Collected data entries:
▬▬▬

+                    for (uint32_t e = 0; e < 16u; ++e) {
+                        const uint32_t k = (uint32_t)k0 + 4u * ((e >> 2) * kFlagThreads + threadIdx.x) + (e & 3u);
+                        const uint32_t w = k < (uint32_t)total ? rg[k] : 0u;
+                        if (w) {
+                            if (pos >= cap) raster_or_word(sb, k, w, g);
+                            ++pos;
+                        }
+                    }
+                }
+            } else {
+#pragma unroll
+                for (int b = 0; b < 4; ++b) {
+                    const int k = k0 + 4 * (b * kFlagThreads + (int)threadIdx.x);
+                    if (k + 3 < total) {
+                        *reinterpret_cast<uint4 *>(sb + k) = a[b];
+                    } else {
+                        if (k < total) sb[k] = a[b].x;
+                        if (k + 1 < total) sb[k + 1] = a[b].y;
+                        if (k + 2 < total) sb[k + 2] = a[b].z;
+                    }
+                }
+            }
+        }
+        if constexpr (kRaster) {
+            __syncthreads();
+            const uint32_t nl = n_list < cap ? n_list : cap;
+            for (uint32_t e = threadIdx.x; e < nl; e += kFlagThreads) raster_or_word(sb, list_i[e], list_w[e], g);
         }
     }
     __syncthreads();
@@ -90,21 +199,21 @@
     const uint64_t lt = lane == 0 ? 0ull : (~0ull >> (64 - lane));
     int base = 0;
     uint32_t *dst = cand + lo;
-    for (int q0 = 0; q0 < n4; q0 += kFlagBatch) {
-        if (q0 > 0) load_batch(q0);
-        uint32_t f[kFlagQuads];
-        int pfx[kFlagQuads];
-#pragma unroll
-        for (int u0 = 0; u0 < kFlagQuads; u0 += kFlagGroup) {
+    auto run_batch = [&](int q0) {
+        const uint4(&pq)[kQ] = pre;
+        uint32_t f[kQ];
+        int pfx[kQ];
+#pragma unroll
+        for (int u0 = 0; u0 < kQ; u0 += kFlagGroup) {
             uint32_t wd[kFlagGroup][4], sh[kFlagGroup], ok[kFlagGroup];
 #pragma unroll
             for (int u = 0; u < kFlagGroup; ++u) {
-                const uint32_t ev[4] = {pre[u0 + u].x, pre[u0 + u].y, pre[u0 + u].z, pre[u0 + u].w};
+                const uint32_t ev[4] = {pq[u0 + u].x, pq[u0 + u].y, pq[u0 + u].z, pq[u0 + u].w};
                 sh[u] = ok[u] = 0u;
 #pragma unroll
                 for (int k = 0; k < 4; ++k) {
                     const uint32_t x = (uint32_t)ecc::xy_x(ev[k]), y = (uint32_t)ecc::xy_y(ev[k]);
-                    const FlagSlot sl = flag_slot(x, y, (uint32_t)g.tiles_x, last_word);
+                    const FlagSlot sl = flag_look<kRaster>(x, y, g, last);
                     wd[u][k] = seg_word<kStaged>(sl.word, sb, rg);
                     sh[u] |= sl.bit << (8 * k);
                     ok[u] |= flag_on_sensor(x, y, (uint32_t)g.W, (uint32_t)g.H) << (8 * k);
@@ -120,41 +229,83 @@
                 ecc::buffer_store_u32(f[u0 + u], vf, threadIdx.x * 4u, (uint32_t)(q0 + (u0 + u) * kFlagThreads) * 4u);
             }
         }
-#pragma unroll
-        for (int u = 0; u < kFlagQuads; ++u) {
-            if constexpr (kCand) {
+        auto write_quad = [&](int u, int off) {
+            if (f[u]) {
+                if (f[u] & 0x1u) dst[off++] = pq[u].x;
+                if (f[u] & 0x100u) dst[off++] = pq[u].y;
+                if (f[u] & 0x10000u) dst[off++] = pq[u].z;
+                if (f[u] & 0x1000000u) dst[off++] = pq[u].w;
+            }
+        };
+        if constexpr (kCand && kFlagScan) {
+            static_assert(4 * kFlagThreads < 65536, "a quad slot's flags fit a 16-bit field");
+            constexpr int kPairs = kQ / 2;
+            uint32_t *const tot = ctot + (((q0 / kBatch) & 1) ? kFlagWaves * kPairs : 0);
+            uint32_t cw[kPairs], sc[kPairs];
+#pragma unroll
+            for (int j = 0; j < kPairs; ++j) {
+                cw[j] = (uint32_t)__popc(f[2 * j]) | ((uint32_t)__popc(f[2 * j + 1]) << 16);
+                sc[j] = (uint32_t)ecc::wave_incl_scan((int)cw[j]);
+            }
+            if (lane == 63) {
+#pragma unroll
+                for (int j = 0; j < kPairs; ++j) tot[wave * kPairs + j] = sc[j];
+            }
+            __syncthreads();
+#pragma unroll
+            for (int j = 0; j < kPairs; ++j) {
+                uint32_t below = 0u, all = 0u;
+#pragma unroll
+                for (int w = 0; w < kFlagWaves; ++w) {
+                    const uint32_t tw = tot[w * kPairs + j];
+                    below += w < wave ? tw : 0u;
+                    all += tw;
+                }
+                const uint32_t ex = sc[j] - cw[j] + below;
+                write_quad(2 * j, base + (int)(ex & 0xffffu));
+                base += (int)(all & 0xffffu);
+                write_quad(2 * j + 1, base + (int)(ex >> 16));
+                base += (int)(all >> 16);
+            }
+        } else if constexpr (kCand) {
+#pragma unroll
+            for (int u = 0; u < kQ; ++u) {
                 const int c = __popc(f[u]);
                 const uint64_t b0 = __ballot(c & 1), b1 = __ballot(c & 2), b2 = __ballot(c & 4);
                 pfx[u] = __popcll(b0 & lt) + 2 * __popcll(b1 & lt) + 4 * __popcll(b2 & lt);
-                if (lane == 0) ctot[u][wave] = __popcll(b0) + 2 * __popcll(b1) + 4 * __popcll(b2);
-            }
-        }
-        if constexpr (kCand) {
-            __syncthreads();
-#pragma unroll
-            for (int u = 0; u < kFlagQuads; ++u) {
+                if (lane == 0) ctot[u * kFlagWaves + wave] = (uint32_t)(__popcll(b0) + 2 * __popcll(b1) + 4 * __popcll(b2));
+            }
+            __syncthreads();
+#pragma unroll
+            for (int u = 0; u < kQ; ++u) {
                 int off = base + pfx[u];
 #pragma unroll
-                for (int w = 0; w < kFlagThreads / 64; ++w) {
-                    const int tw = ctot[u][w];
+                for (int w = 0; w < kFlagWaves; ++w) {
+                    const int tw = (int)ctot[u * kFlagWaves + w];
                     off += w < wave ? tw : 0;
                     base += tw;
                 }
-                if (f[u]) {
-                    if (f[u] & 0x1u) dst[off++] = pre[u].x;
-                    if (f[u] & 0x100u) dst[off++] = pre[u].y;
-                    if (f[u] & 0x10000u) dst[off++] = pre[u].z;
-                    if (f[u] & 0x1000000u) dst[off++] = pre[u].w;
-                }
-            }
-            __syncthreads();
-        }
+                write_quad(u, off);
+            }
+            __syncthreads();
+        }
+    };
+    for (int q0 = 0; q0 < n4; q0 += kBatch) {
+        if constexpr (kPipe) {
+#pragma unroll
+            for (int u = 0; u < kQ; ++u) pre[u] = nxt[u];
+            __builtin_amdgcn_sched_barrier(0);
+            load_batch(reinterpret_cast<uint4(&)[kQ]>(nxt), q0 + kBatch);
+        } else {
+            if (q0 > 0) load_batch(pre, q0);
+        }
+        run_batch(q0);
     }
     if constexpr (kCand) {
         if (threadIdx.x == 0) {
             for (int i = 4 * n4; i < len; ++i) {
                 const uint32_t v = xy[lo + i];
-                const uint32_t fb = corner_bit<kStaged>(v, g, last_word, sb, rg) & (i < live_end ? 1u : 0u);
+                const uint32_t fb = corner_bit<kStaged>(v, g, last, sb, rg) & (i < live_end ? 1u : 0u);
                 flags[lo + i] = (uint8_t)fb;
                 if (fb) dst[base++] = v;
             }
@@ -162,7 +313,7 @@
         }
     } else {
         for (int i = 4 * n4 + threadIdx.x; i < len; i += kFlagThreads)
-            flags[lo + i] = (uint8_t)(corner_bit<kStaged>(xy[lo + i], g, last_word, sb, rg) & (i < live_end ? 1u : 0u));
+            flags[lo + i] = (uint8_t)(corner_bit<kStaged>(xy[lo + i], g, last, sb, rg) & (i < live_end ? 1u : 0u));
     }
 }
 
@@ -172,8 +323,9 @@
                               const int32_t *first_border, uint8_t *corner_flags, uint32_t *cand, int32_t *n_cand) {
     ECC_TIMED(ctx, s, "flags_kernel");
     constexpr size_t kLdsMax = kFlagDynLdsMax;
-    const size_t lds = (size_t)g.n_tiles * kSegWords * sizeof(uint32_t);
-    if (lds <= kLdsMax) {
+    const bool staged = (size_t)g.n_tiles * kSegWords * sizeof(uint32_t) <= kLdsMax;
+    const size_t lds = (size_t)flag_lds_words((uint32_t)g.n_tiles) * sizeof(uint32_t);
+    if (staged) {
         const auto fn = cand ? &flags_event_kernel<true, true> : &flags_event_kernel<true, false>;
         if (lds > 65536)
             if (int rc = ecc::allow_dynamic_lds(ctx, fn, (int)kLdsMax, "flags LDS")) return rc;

▬▬▬

# Task brief:
Your answer should be the exact lines above from the one with "q0 += kFlagBatch)" through the one with "sh[u] |= sl.bit", both included, and nothing besides.

# Response to the task:
-    for (int q0 = 0; q0 < n4; q0 += kFlagBatch) {
-        if (q0 > 0) load_batch(q0);
-        uint32_t f[kFlagQuads];
-        int pfx[kFlagQuads];
-#pragma unroll
-        for (int u0 = 0; u0 < kFlagQuads; u0 += kFlagGroup) {
+    auto run_batch = [&](int q0) {
+        const uint4(&pq)[kQ] = pre;
+        uint32_t f[kQ];
+        int pfx[kQ];
+#pragma unroll
+        for (int u0 = 0; u0 < kQ; u0 += kFlagGroup) {
             uint32_t wd[kFlagGroup][4], sh[kFlagGroup], ok[kFlagGroup];
 #pragma unroll
             for (int u = 0; u < kFlagGroup; ++u) {
-                const uint32_t ev[4] = {pre[u0 + u].x, pre[u0 + u].y, pre[u0 + u].z, pre[u0 + u].w};
+                const uint32_t ev[4] = {pq[u0 + u].x, pq[u0 + u].y, pq[u0 + u].z, pq[u0 + u].w};
                 sh[u] = ok[u] = 0u;
 #pragma unroll
                 for (int k = 0; k < 4; ++k) {
                     const uint32_t x = (uint32_t)ecc::xy_x(ev[k]), y = (uint32_t)ecc::xy_y(ev[k]);
-                    const FlagSlot sl = flag_slot(x, y, (uint32_t)g.tiles_x, last_word);
+                    const FlagSlot sl = flag_look<kRaster>(x, y, g, last);
                     wd[u][k] = seg_word<kStaged>(sl.word, sb, rg);
                     sh[u] |= sl.bit << (8 * k);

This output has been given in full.